Stored data
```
__global__ __launch_bounds__(256) void k_split_finish(FastParams P, uint32_t count) {
  typedef uint32_t u32x4 __attribute__((ext_vector_type(4)));
  const uint32_t gi = blockIdx.x * blockDim.x + threadIdx.x;
  const uint32_t lane = threadIdx.x & 63;
  uint32_t c_total = 0, c_cons = 0, c_insuf = 0, c_zero = 0, c_orphan = 0, c_agree = 0, c_dis = 0, c_corr = 0, c_packed = 0, c_classic = 0;
  if (gi < count) {
    const uint32_t g = P.group_list ? P.group_list[gi] : P.g0 + gi;
    const SplitOut O = P.split_out[g];
    const uint32_t slot0 = 3 * g;
    const uint32_t o_status = O.status & 0x7Fu;
    const bool padded = (O.status & 0x80u) != 0;
    if (o_status == 2) { c_total = O.n; c_insuf = O.n; }
    const bool direct = P.out != nullptr;
    if (o_status != 0 && !direct) {
      EndDesc* D = &P.ends[slot0];
      D[0].valid = 0; D[1].valid = 0; D[2].valid = 0;
      P.rec_sizes[slot0] = 0; P.rec_sizes[slot0 + 1] = 0; P.rec_sizes[slot0 + 2] = 0;
    }
    if (o_status == 1) {
      c_packed = padded ? 1u : 0u; c_classic = padded ? 0u : 1u;
      c_total = O.n; c_cons = O.ne;
      c_insuf = O.rej & 0xFF; c_zero = (O.rej >> 8) & 0xFF; c_orphan = O.rej >> 16;
      c_agree = O.ov_agree; c_dis = O.ov_dis; c_corr = O.ov_corr;
      const uint4 fd = P.fam_desc[g];
      const unsigned long long lo_off = (unsigned long long)fd.x | ((unsigned long long)fd.y << 32);
      const uint32_t r0 = P.grp_first[g];
      const SplitFam F = P.split_fam[g];
      const SplitRec R0 = P.split_rec[r0];
      const uint64_t col_base = P.col_base[g];
      if (direct) {
        const uint8_t* const fbase = P.blob + lo_off;
        const uint8_t* const strs = (const uint8_t*)P.strings;
        const uint32_t mi0 = R0.mi_len, nm = P.prefix_len + 1u + mi0;
        const uint8_t* const mi_src = fbase + R0.mi_rel;
        uint64_t rec_off = P.dir_off[g];
        for (uint32_t k = 0; k < O.ne; k++) {
          const uint32_t Lc = k == 0 ? O.lc_a : O.lc_b, e_type = k == 0 ? O.type_a : 2u;
          const uint32_t fk = k == 0 ? O.fk_a : O.fk_b, kept = k == 0 ? O.kept_a : O.kept_b;
          const uint32_t dst = k == 0 ? O.depth_stats & 0xFFFFu : O.depth_stats >> 16, maxd = dst & 0xFFu, mind = dst >> 8;
          const SplitRec RK = P.split_rec[r0 + fk];
          const bool hcb = P.cell0 && (RK.bits & 8u);
          const uint32_t cbl = RK.cb_len, rxn = F.rx_all ? kept : 0u, rxl = F.rx_len;
          const uint32_t o_seq = 36u + nm + 1u, o_rg = o_seq + ((Lc + 1u) >> 1) + Lc, o_t3 = o_rg + 3u + P.rg_len + 1u;
          const uint32_t o_cd = o_t3 + 15u + 8u, o_ce = o_cd + 2u * Lc + 8u, o_mi = P.per_base_tags ? o_ce + 2u * Lc : o_t3 + 15u;
          const uint32_t o_cb = o_mi + 3u + mi0 + 1u, o_rx = o_cb + (hcb ? 3u + cbl + 1u : 0u), size = o_rx + (rxn ? 3u + rxl + 1u : 0u);
// ... 65 lines not shown
            for (uint32_t bb = 0; bb < 4; bb++) {
              const uint32_t ch = (v >> (8 * bb)) & 0xFF, up = ch & 0xDFu, idx = up - 'A';
              const bool dna = idx < 26 && ((0x00082045u >> idx) & 1u);
              const uint32_t o = (4 * w + bb < rx_ulen) ? ((rx_cnt > 1 && dna) ? up : ch) : 0u;
              out |= o << (8 * bb);
            }
          }
          rxw[w] = out;
        }
        const uint64_t col_off = col_base + (padded ? (k == 0 ? S2_PAD_FRONT : s2_padded_b(O.lc_a)) : (k == 0 ? 0u : (uint32_t)O.lc_a)), kept_off = lo_off + RK.body_off;
        const u32x4 p0 = {(uint32_t)col_off, (uint32_t)(col_off >> 32), (uint32_t)lo_off, (uint32_t)(lo_off >> 32)};
        const u32x4 p1 = {(uint32_t)kept_off, (uint32_t)(kept_off >> 32), Lc, size};
        const u32x4 p2 = {(uint32_t)R0.mi_rel | ((uint32_t)RK.cb_rel << 16), mi0_len | (cbl << 8) | (rx_ulen << 16) | (e_type << 24),
                          (hcb ? 1u : 0u) | ((rx_cnt ? 1u : 0u) << 8) | (1u << 16), rxw[0]};
        const u32x4 p3 = {rxw[1], rxw[2], rxw[3], rxw[4]}, p4 = {rxw[5], rxw[6], rxw[7], rxw[8]}, p5 = {rxw[9], rxw[10], rxw[11], 0u};
        u32x4* dst = (u32x4*)&P.ends[slot0 + e_type];
        dst[0] = p0; dst[1] = p1; dst[2] = p2; dst[3] = p3; dst[4] = p4; dst[5] = p5;
        P.rec_sizes[slot0 + e_type] = (uint64_t)size + 4;
      }
    }
  }
  const uint32_t t_cons = wave_sum(c_cons), t_total = wave_sum(c_total), t_insuf = wave_sum(c_insuf), t_zero = wave_sum(c_zero), t_orphan = wave_sum(c_orphan);
  const uint32_t t_agree = wave_sum(c_agree), t_dis = wave_sum(c_dis), t_corr = wave_sum(c_corr);
  const uint32_t t_packed = wave_sum(c_packed), t_classic = wave_sum(c_classic);
  if (lane == 0) {
    unsigned long long* st = P.stats + (size_t)((blockIdx.x * 4 + (threadIdx.x >> 6)) & (STAT_SLOTS - 1)) * 32;
    if (t_total) atomicAdd(&st[0], (unsigned long long)t_total);
    if (t_cons) atomicAdd(&st[1], (unsigned long long)t_cons);
    const uint32_t filt = t_insuf + t_zero + t_orphan;
    if (filt) atomicAdd(&st[2], (unsigned long long)filt);
    if (t_insuf) atomicAdd(&st[3 + FGX_REJ_INSUFFICIENT_READS], (unsigned long long)t_insuf);
    if (t_zero) atomicAdd(&st[3 + FGX_REJ_ZERO_LENGTH_AFTER_TRIMMING], (unsigned long long)t_zero);
    if (t_orphan) atomicAdd(&st[3 + FGX_REJ_ORPHAN_CONSENSUS], (unsigned long long)t_orphan);
    if (t_agree + t_dis) atomicAdd(&st[24], (unsigned long long)(t_agree + t_dis));
    if (t_agree) atomicAdd(&st[25], (unsigned long long)t_agree);
    if (t_dis) atomicAdd(&st[26], (unsigned long long)t_dis);
    if (t_corr) atomicAdd(&st[27], (unsigned long long)t_corr);
    if (t_packed) atomicAdd(&st[28], (unsigned long long)t_packed);
    if (t_classic) atomicAdd(&st[29], (unsigned long long)t_classic);
  }
}
```

Baseline: 2.902 billion.

## Flag low-quality rows during packed load and skip quality reads for clean rows

While staging packed family rows into LDS, each row's quality bytes are checked against the minimum input base quality and a per-family bitmask of rows with any sub-floor base is recorded with an atomic OR. The accumulation loop then uses a cheaper clean-row accumulate that skips the quality load and masking for rows without low-quality bases, and falls back to the full path only for flagged rows. The packed occupancy define is lowered from 7 to 6, presumably to make room for the extra registers. This adds per-chunk flag computation and LDS atomics during loading, and emits a new floor-row statistic.

Result: no change. 2.884 billion (median of 3 runs) (-0.6%).

```diff
diff --git a/fgumi_amd/csrc/api.cpp b/fgumi_amd/csrc/api.cpp
--- a/fgumi_amd/csrc/api.cpp
+++ b/fgumi_amd/csrc/api.cpp
@@ -1318,6 +1318,7 @@
   out4[0] = out4[1] = out4[2] = out4[3] = 0;
   if (c && c->fast) { const FastPath& f = c->fast->fp; out4[0] = f.last_packed_families; out4[1] = f.last_classic_families; out4[2] = f.last_split_build; out4[3] = f.last_first_stage_retries; }
 }
+uint64_t fgx_debug_last_packed_floor_rows(const fgx_caller* c) { return (c && c->fast) ? c->fast->fp.last_packed_floor_rows : 0ull; }
 void fgx_debug_last_chain(const fgx_caller* c, uint32_t* out2) { if (out2) { out2[0] = (c && c->fast) ? c->fast->fp.last_launches : 0u; out2[1] = (c && c->fast) ? c->fast->fp.last_host_syncs : 0u; } }
 uint32_t fgx_debug_last_routed(const fgx_caller* c) { return (c && c->fast) ? c->fast->fp.last_routed : 0u; }
 int fgx_debug_last_direct(const fgx_caller* c) { return (c && c->fast) ? c->fast->fp.last_direct : 0; }
diff --git a/fgumi_amd/csrc/fastpath.h b/fgumi_amd/csrc/fastpath.h
--- a/fgumi_amd/csrc/fastpath.h
+++ b/fgumi_amd/csrc/fastpath.h
@@ -204,6 +204,7 @@
   DevBuf d_mflag, d_mu, d_mt, d_mslot, d_mcontigs;
   uint32_t last_meth_device = 0;
   uint32_t last_routed = 0;
+  uint64_t last_packed_floor_rows = 0;
   uint64_t last_packed_families = 0, last_classic_families = 0;
   uint32_t last_split_build = 0;
   uint32_t last_first_stage_retries = 0;
diff --git a/fgumi_amd/csrc/fastpath.hip b/fgumi_amd/csrc/fastpath.hip
--- a/fgumi_amd/csrc/fastpath.hip
+++ b/fgumi_amd/csrc/fastpath.hip
@@ -3,6 +3,9 @@
 #endif
 #include "bamrec.h"
 #include "engine.h"
+#if defined(FGX_WAVEMU)
+#include <cassert>
+#endif
 #include <cstdlib>
 #include <memory>
 #include <string>
@@ -3904,7 +3907,7 @@
 
   void set_up() {
     fp.last_meth_device = 0; fp.last_direct = 0; fp.last_split_chunks = 0;
-    fp.last_routed = 0; fp.last_big_families = 0; fp.last_deep_families = 0; fp.last_packed_families = 0; fp.last_classic_families = 0; fp.last_split_build = 0; fp.last_first_stage_retries = 0;
+    fp.last_routed = 0; fp.last_big_families = 0; fp.last_deep_families = 0; fp.last_packed_families = 0; fp.last_classic_families = 0; fp.last_packed_floor_rows = 0; fp.last_split_build = 0; fp.last_first_stage_retries = 0;
     fp.d_ends.reserve((size_t)n_slots * (duplex ? sizeof(DuplexDesc) : codec ? sizeof(CodecDesc) : sizeof(EndDesc)));
     fp.d_sizes.reserve(((size_t)n_slots + 1) * 8);
     fp.d_offsets.reserve(((size_t)n_slots + 1) * 8);
@@ -4466,7 +4469,7 @@
     res->d_slot_size = fp.d_sizes.as<uint64_t>();
     res->n_slots = n_slots;
     res->ms_kernels = ms; res->ms_k_family = msf; res->ms_k_emit = mse;
-    fp.last_packed_families = h_misc[MISC_BUILD_FAMILIES]; fp.last_classic_families = h_misc[MISC_BUILD_FAMILIES + 1];
+    fp.last_packed_families = h_misc[MISC_BUILD_FAMILIES]; fp.last_classic_families = h_misc[MISC_BUILD_FAMILIES + 1]; fp.last_packed_floor_rows = h_misc[MISC_BUILD_FAMILIES + 2];
     res->cols_used = h_misc[MISC_COLS_USED];
     res->full_items = n_full;
   }
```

--- Work to complete ---
Search the entries for the word "lane" and gather every line where it appears.

--- Solution for this problem ---
  const uint32_t lane = threadIdx.x & 63;
  if (lane == 0) {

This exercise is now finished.